Paper
12 April 2012 Novel MRI methodology to detect human whole-brain connectivity changes after ingestion of fructose or glucose
Sinchai Tsao, Bryce Wilkins, Kathleen A. Page, Manbir Singh
Author Affiliations +
Abstract
A novel MRI protocol has been developed to investigate the differential effects of glucose or fructose consumption on whole-brain functional brain connectivity. A previous study has reported a decrease in the fMRI blood oxygen level dependent (BOLD) signal of the hypothalamus following glucose ingestion, but due to technical limitations, was restricted to a single slice covering the hypothalamus, and thus unable to detect whole-brain connectivity. In another previous study, a protocol was devised to acquire whole-brain fMRI data following food intake, but only after restricting image acquisition to an MR sampling or repetition time (TR) of 20s, making the protocol unsuitable to detect functional connectivity above 0.025Hz.
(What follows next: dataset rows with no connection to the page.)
# NomaDamas/AutoRAG-Research

Hardware: AMD Instinct MI355X
Metric: queries/sec (higher is better)
Workload: dtype f32

## Files before the change

### autorag_research_amd/_native.py

```python

from __future__ import annotations

import ctypes
import os
from pathlib import Path

import numpy as np

_PKG_DIR = Path(__file__).resolve().parent
LIB_PATH = _PKG_DIR / "libmi355dr.so"

_lib: ctypes.CDLL | None = None

ABI_SYMBOLS = [
    "mi355dr_create", "mi355dr_destroy", "mi355dr_last_error", "mi355dr_version", "mi355dr_reserve",
    "mi355dr_add_rows", "mi355dr_add_rows_device", "mi355dr_size", "mi355dr_dim", "mi355dr_get_rows",
    "mi355dr_update_rows", "mi355dr_update_rows_device", "mi355dr_remove_rows", "mi355dr_live_rows", "mi355dr_compact",
    "mi355dr_search", "mi355dr_search_device", "mi355dr_search_device_async", "mi355dr_search_wait",
    "mi355dr_search_subset", "mi355dr_search_subset_device", "mi355dr_score_subset", "mi355dr_search_mmr", "mi355dr_search_mmr_device", "mi355dr_mmr_select", "mi355dr_merge_groups_device", "mi355dr_search_groups", "mi355dr_search_groups_device", "mi355dr_search_range", "mi355dr_search_range_device",
    "mi355dr_search_rows", "mi355dr_search_rows_device", "mi355dr_search_range_rows", "mi355dr_search_range_rows_device", "mi355dr_view_create", "mi355dr_add_multivec", "mi355dr_size_multivec",
    "mi355dr_search_maxsim", "mi355dr_search_maxsim_device", "mi355dr_search_maxsim_subset", "mi355dr_search_maxsim_subset_device", "mi355dr_maxsim_subset", "mi355dr_maxsim_subset_ex", "mi355dr_add_multivec_device", "mi355dr_gqr_refine", "mi355dr_gqr_refine_maxsim",
    "mi355dr_set_multivec", "mi355dr_set_multivec_device", "mi355dr_live_multivec",
    "mi355dr_add_sparse", "mi355dr_size_sparse", "mi355dr_sparse_df", "mi355dr_search_sparse", "mi355dr_search_sparse_device",
    "mi355dr_search_bm25", "mi355dr_search_bm25_device",
    "mi355dr_gqr_refine_scores", "mi355dr_merge_topk_device", "mi355dr_pack_topk_device",
    "mi355dr_merge_topk_packed_device", "mi355dr_comm_unique_id", "mi355dr_comm_init", "mi355dr_comm_world", "mi355dr_comm_count", "mi355dr_comm_init_custom",
    "mi355dr_search_sharded_device", "mi355dr_search_range_sharded_device", "mi355dr_search_rows_sharded_device",
    "mi355dr_search_range_rows_sharded_device", "mi355dr_search_mmr_sharded_device", "mi355dr_mmr_select_sharded",
    "mi355dr_set_option", "mi355dr_get_stat",
    "mi355dr_reset_stats", "mi355dr_timer_start", "mi355dr_timer_stop", "mi355dr_synchronize",
    "mi355dr_dev_alloc", "mi355dr_dev_free", "mi355dr_dev_upload", "mi355dr_dev_download",
    "mi355dr_diag_mfma_stream",
    "mi355dr_debug_screen_dense", "mi355dr_debug_screen_hits", "mi355dr_debug_screen_bound", "mi355dr_debug_i8_state", "mi355dr_debug_rescore",
    "mi355dr_debug_maxsim_pass",
]


ALLGATHER_FN = ctypes.CFUNCTYPE(ctypes.c_int, ctypes.c_void_p, ctypes.c_void_p, ctypes.c_size_t, ctypes.c_void_p, ctypes.c_void_p)


class NativeError(RuntimeError):

    def __init__(self, code: int, message: str):
        super().__init__(f"libmi355dr error {code}: {message}")
        self.code = code


def _preload_torch_hip_runtime() -> None:
    import importlib.util
    import sys

    if "torch" in sys.modules:
        return
    try:
        spec = importlib.util.find_spec("torch")
    except (ImportError, ValueError):
        return
    if spec is None or not spec.submodule_search_locations:
        return
    libdir = Path(list(spec.submodule_search_locations)[0]) / "lib"
    for name in ("libhsa-runtime64.so", "libamdhip64.so"):
        f = libdir / name
        if f.exists():
            try:
                ctypes.CDLL(str(f), mode=getattr(os, "RTLD_NOW", 2) | getattr(os, "RTLD_GLOBAL", 0x100))
            except OSError:
                return


def load() -> ctypes.CDLL:
    global _lib
    if _lib is not None:
        return _lib
    if not LIB_PATH.exists():
        raise ImportError(
            f"{LIB_PATH} not found: build it with `python -c 'import __graft_entry__ as g; g.build()'` "
            "(hipcc --offload-arch=gfx950).  There is no CPU fallback for the search path."
        )
    _preload_torch_hip_runtime()
    L = ctypes.CDLL(str(LIB_PATH), mode=getattr(os, "RTLD_NOW", 2))
    vp, c_int, i64 = ctypes.c_void_p, ctypes.c_int, ctypes.c_int64
    f32p, f64p = ctypes.POINTER(ctypes.c_float), ctypes.POINTER(ctypes.c_double)
    i64p, i32p = ctypes.POINTER(ctypes.c_int64), ctypes.POINTER(ctypes.c_int32)
    L.mi355dr_create.restype = c_int
    L.mi355dr_create.argtypes = [ctypes.POINTER(vp), c_int, c_int, c_int]
    L.mi355dr_destroy.restype = None
    L.mi355dr_destroy.argtypes = [vp]
    L.mi355dr_last_error.restype = ctypes.c_char_p
    L.mi355dr_last_error.argtypes = [vp]
    L.mi355dr_version.restype = c_int
    L.mi355dr_reserve.restype = c_int
    L.mi355dr_reserve.argtypes = [vp, i64]
    L.mi355dr_add_rows.restype = c_int
    L.mi355dr_add_rows.argtypes = [vp, f32p, i64]
    L.mi355dr_add_rows_device.restype = c_int
    L.mi355dr_add_rows_device.argtypes = [vp, vp, i64]
    L.mi355dr_update_rows.restype = c_int
    L.mi355dr_update_rows.argtypes = [vp, i64p, f32p, i64]
    L.mi355dr_update_rows_device.restype = c_int
    L.mi355dr_update_rows_device.argtypes = [vp, i64p, vp, i64]
    L.mi355dr_remove_rows.restype = c_int
    L.mi355dr_remove_rows.argtypes = [vp, i64p, i64]
    L.mi355dr_compact.restype = c_int
    L.mi355dr_compact.argtypes = [vp, i64p]
    L.mi355dr_live_rows.restype = i64
    L.mi355dr_live_rows.argtypes = [vp]
    L.mi355dr_size.restype = i64
    L.mi355dr_size.argtypes = [vp]
    L.mi355dr_dim.restype = c_int
    L.mi355dr_dim.argtypes = [vp]
    L.mi355dr_get_rows.restype = c_int
    L.mi355dr_get_rows.argtypes = [vp, i64, i64, f32p]
    L.mi355dr_search.restype = c_int
    L.mi355dr_search.argtypes = [vp, f32p, c_int, c_int, f64p, i64p]
    L.mi355dr_search_device.restype = c_int
    L.mi355dr_search_device.argtypes = [vp, vp, c_int, c_int, vp, vp, vp]
    L.mi355dr_search_device_async.restype = c_int
    L.mi355dr_search_device_async.argtypes = [vp, vp, c_int, c_int, vp, vp, vp, i64p]
    L.mi355dr_search_wait.restype = c_int
    L.mi355dr_search_wait.argtypes = [vp, i64]
    L.mi355dr_search_subset.restype = c_int
    L.mi355dr_search_subset.argtypes = [vp, f32p, c_int, c_int, i64p, i64, f64p, i64p]
    L.mi355dr_search_subset_device.restype = c_int
    L.mi355dr_search_subset_device.argtypes = [vp, vp, c_int, c_int, i64p, i64, vp, vp, vp]
    L.mi355dr_score_subset.restype = c_int
    L.mi355dr_score_subset.argtypes = [vp, f32p, c_int, i64p, c_int, f64p]
    L.mi355dr_search_mmr.restype = c_int
    L.mi355dr_search_mmr.argtypes = [vp, f32p, c_int, c_int, c_int, ctypes.c_double, f64p, i64p]
    L.mi355dr_search_mmr_device.restype = c_int
    L.mi355dr_search_mmr_device.argtypes = [vp, vp, c_int, c_int, c_int, ctypes.c_double, vp, vp, vp]
    L.mi355dr_mmr_select.restype = c_int
    L.mi355dr_mmr_select.argtypes = [vp, f32p, c_int, c_int, i64p, c_int, ctypes.c_double, f64p, i64p]
    L.mi355dr_merge_groups_device.restype = c_int
    L.mi355dr_merge_groups_device.argtypes = [vp, vp, vp, c_int, c_int, i32p, c_int, c_int, vp, vp, vp, vp]
    L.mi355dr_search_groups.restype = c_int
    L.mi355dr_search_groups.argtypes = [vp, f32p, i32p, c_int, c_int, c_int, f64p, i64p, i32p]
    L.mi355dr_search_groups_device.restype = c_int
    L.mi355dr_search_groups_device.argtypes = [vp, vp, i32p, c_int, c_int, c_int, vp, vp, vp, vp]
    L.mi355dr_search_range.restype = c_int
    L.mi355dr_search_range.argtypes = [vp, f32p, c_int, f64p, c_int, f64p, i64p, i64p]
    L.mi355dr_search_range_device.restype = c_int
    L.mi355dr_search_range_device.argtypes = [vp, vp, c_int, f64p, c_int, vp, vp, vp, vp]
    L.mi355dr_search_rows.restype = c_int
    L.mi355dr_search_rows.argtypes = [vp, i64p, c_int, c_int, c_int, f64p, i64p]
    L.mi355dr_search_rows_device.restype = c_int
    L.mi355dr_search_rows_device.argtypes = [vp, i64p, c_int, c_int, c_int, vp, vp, vp]
    L.mi355dr_search_range_rows.restype = c_int
    L.mi355dr_search_range_rows.argtypes = [vp, i64p, c_int, f64p, c_int, c_int, f64p, i64p, i64p]
    L.mi355dr_search_range_rows_device.restype = c_int
    L.mi355dr_search_range_rows_device.argtypes = [vp, i64p, c_int, f64p, c_int, c_int, vp, vp, vp, vp]
    L.mi355dr_view_create.restype = c_int
    L.mi355dr_view_create.argtypes = [vp, i64p, i64, i64p, i64, ctypes.POINTER(vp)]
    L.mi355dr_add_multivec.restype = c_int
    L.mi355dr_add_multivec.argtypes = [vp, f32p, i64p, i64]
    L.mi355dr_size_multivec.restype = i64
    L.mi355dr_size_multivec.argtypes = [vp]
    L.mi355dr_search_maxsim.restype = c_int
    L.mi355dr_search_maxsim.argtypes = [vp, f32p, i32p, c_int, c_int, f32p, i64p]
    L.mi355dr_search_maxsim_device.restype = c_int
    L.mi355dr_search_maxsim_device.argtypes = [vp, vp, i32p, c_int, c_int, vp, vp, vp]
    L.mi355dr_search_maxsim_subset.restype = c_int
    L.mi355dr_search_maxsim_subset.argtypes = [vp, f32p, i32p, c_int, c_int, i64p, i64, f32p, i64p]
    L.mi355dr_search_maxsim_subset_device.restype = c_int
    L.mi355dr_search_maxsim_subset_device.argtypes = [vp, vp, i32p, c_int, c_int, i64p, i64, vp, vp, vp]
    L.mi355dr_maxsim_subset.restype = c_int
    L.mi355dr_maxsim_subset.argtypes = [vp, f32p, i32p, c_int, i64p, c_int, f32p]
    L.mi355dr_maxsim_subset_ex.restype = c_int
    L.mi355dr_maxsim_subset_ex.argtypes = [vp, f32p, i32p, c_int, i64p, c_int, c_int, f32p]
    L.mi355dr_add_multivec_device.restype = c_int
    L.mi355dr_add_multivec_device.argtypes = [vp, vp, i64p, i64]
    L.mi355dr_set_multivec.restype = c_int
    L.mi355dr_set_multivec.argtypes = [vp, i64p, f32p, i64p, i64]
    L.mi355dr_set_multivec_device.restype = c_int
    L.mi355dr_set_multivec_device.argtypes = [vp, i64p, vp, i64p, i64]
    L.mi355dr_live_multivec.restype = i64
    L.mi355dr_live_multivec.argtypes = [vp]
    c_double = ctypes.c_double
    L.mi355dr_add_sparse.restype = c_int
    L.mi355dr_add_sparse.argtypes = [vp, i32p, i64p, i64]
    L.mi355dr_size_sparse.restype = i64
    L.mi355dr_size_sparse.argtypes = [vp]
    L.mi355dr_sparse_df.restype = c_int
    L.mi355dr_sparse_df.argtypes = [vp, i32p, i64, i64p]
    L.mi355dr_search_sparse.restype = c_int
    L.mi355dr_search_sparse.argtypes = [vp, i32p, f64p, i32p, c_int, c_int, c_double, c_double, f64p, i64p]
    L.mi355dr_search_sparse_device.restype = c_int
    L.mi355dr_search_sparse_device.argtypes = [vp, i32p, f64p, i32p, c_int, c_int, c_double, c_double, vp, vp, vp]
    L.mi355dr_search_bm25.restype = c_int
    L.mi355dr_search_bm25.argtypes = [vp, i32p, i32p, c_int, c_int, c_double, c_double, f64p, i64p]
    L.mi355dr_search_bm25_device.restype = c_int
    L.mi355dr_search_bm25_device.argtypes = [vp, i32p, i32p, c_int, c_int, c_double, c_double, vp, vp, vp]
    L.mi355dr_gqr_refine.restype = c_int
    L.mi355dr_gqr_refine.argtypes = [vp, f64p, c_int, i64p, c_int, f64p, c_int, c_double, c_double, c_double, f64p]
    L.mi355dr_gqr_refine_maxsim.restype = c_int
    L.mi355dr_gqr_refine_maxsim.argtypes = [vp, f64p, i32p, c_int, i64p, c_int, f64p, c_int, c_double, c_double, c_double,
                                            f64p]
    L.mi355dr_gqr_refine_scores.restype = c_int
    L.mi355dr_gqr_refine_scores.argtypes = [vp, f64p, i32p, c_int, c_int, f64p, c_int, c_double, c_double, c_double, f64p]
    L.mi355dr_merge_topk_device.restype = c_int
    L.mi355dr_merge_topk_device.argtypes = [vp, vp, vp, c_int, c_int, c_int, vp, vp, vp]
    L.mi355dr_pack_topk_device.restype = c_int
    L.mi355dr_pack_topk_device.argtypes = [vp, vp, vp, c_int, c_int, vp, vp]
    L.mi355dr_merge_topk_packed_device.restype = c_int
    L.mi355dr_merge_topk_packed_device.argtypes = [vp, vp, c_int, c_int, c_int, vp, vp, vp]
    L.mi355dr_comm_unique_id.restype = c_int
    L.mi355dr_comm_unique_id.argtypes = [vp, ctypes.c_size_t]
    L.mi355dr_comm_init.restype = c_int
    L.mi355dr_comm_init.argtypes = [vp, c_int, c_int, vp, ctypes.c_size_t]
    L.mi355dr_comm_init_custom.restype = c_int
    L.mi355dr_comm_init_custom.argtypes = [vp, c_int, c_int, ALLGATHER_FN, vp]
    L.mi355dr_comm_world.restype = c_int
    L.mi355dr_comm_world.argtypes = [vp]
    L.mi355dr_comm_count.restype = c_int
    L.mi355dr_comm_count.argtypes = [vp, ctypes.POINTER(c_int)]
    L.mi355dr_search_sharded_device.restype = c_int
    L.mi355dr_search_sharded_device.argtypes = [vp, vp, c_int, c_int, vp, vp, vp]
    L.mi355dr_search_range_sharded_device.restype = c_int
    L.mi355dr_search_range_sharded_device.argtypes = [vp, vp, c_int, f64p, c_int, vp, vp, vp, vp]
    L.mi355dr_search_rows_sharded_device.restype = c_int
    L.mi355dr_search_rows_sharded_device.argtypes = [vp, i64p, c_int, c_int, c_int, vp, vp, vp]
    L.mi355dr_search_range_rows_sharded_device.restype = c_int
    L.mi355dr_search_range_rows_sharded_device.argtypes = [vp, i64p, c_int, f64p, c_int, c_int, vp, vp, vp, vp]
    L.mi355dr_search_mmr_sharded_device.restype = c_int
    L.mi355dr_search_mmr_sharded_device.argtypes = [vp, vp, c_int, c_int, c_int, ctypes.c_double, vp, vp, vp]
    L.mi355dr_mmr_select_sharded.restype = c_int
    L.mi355dr_mmr_select_sharded.argtypes = [vp, f32p, c_int, c_int, i64p, c_int, ctypes.c_double, f64p, i64p]
    L.mi355dr_set_option.restype = c_int
    L.mi355dr_set_option.argtypes = [vp, ctypes.c_char_p, i64]
    L.mi355dr_get_stat.restype = c_int
    L.mi355dr_get_stat.argtypes = [vp, ctypes.c_char_p, i64p]
    L.mi355dr_reset_stats.restype = c_int
    L.mi355dr_reset_stats.argtypes = [vp]
    L.mi355dr_timer_start.restype = c_int
    L.mi355dr_timer_start.argtypes = [vp]
    L.mi355dr_timer_stop.restype = c_int
    L.mi355dr_timer_stop.argtypes = [vp, f64p]
    L.mi355dr_synchronize.restype = c_int
    L.mi355dr_synchronize.argtypes = [vp]
    L.mi355dr_dev_alloc.restype = c_int
    L.mi355dr_dev_alloc.argtypes = [vp, ctypes.c_size_t, ctypes.POINTER(vp)]
    L.mi355dr_dev_free.restype = c_int
    L.mi355dr_dev_free.argtypes = [vp, vp]
    L.mi355dr_dev_upload.restype = c_int
    L.mi355dr_dev_upload.argtypes = [vp, vp, vp, ctypes.c_size_t]
    L.mi355dr_dev_download.restype = c_int
    L.mi355dr_dev_download.argtypes = [vp, vp, vp, ctypes.c_size_t]
    L.mi355dr_debug_screen_dense.restype = c_int
    L.mi355dr_debug_screen_dense.argtypes = [vp, f32p, c_int, i64, i64, f32p]
    L.mi355dr_debug_screen_hits.restype = c_int
    L.mi355dr_debug_screen_hits.argtypes = [vp, f32p, c_int, i64, i64, f32p, c_int, ctypes.POINTER(c_int), i32p, f32p,
                                            ctypes.POINTER(c_int), ctypes.POINTER(c_int)]
    L.mi355dr_debug_screen_bound.restype = c_int
    L.mi355dr_debug_screen_bound.argtypes = [vp, f32p, c_int, f32p]
    L.mi355dr_debug_i8_state.restype = c_int
    L.mi355dr_debug_i8_state.argtypes = [vp, f32p, c_int, f32p, f32p, i64, i64, f32p, f32p]
    L.mi355dr_debug_rescore.restype = c_int
    L.mi355dr_debug_rescore.argtypes = [vp, f32p, c_int, i32p, i64p, i64, f32p, f64p]
    L.mi355dr_debug_maxsim_pass.restype = c_int
    L.mi355dr_debug_maxsim_pass.argtypes = [vp, f32p, i32p, c_int, c_int, i64p, i64, c_int, ctypes.POINTER(c_int), f32p, f32p, i32p,
                                            ctypes.POINTER(c_int), f32p, ctypes.POINTER(c_int), ctypes.POINTER(c_int)]
    L.mi355dr_diag_mfma_stream.restype = c_int
    L.mi355dr_diag_mfma_stream.argtypes = [c_int, c_int, ctypes.c_double, ctypes.POINTER(ctypes.c_double)]
    _lib = L
    return L
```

We have successfully implemented a continuous 36-min, 40 contiguous slices, whole-brain BOLD acquisition protocol on a 3T scanner with TR=4.5s to ensure detection of up to 0.1Hz frequencies for whole-brain functional connectivity analysis. Human data were acquired first with ingestion of water only, followed by a glucose or fructose drink within the scanner, without interrupting the scanning. Whole-brain connectivity was analyzed using standard correlation methodology in the 0.01-0.1 Hz range. The correlation coefficient differences between fructose and glucose ingestion among targeted regions were converted to t-scores using the water-only correlation coefficients as a null condition. Results show a dramatic increase in the hypothalamic connectivity to the hippocampus, amygdala, insula, caudate and the nucleus accumben for fructose over glucose. As these regions are known to be key components of the feeding and reward brain circuits, these results suggest a preference for fructose ingestion.
© (2012) COPYRIGHT Society of Photo-Optical Instrumentation Engineers (SPIE). Downloading of the abstract is permitted for personal use only.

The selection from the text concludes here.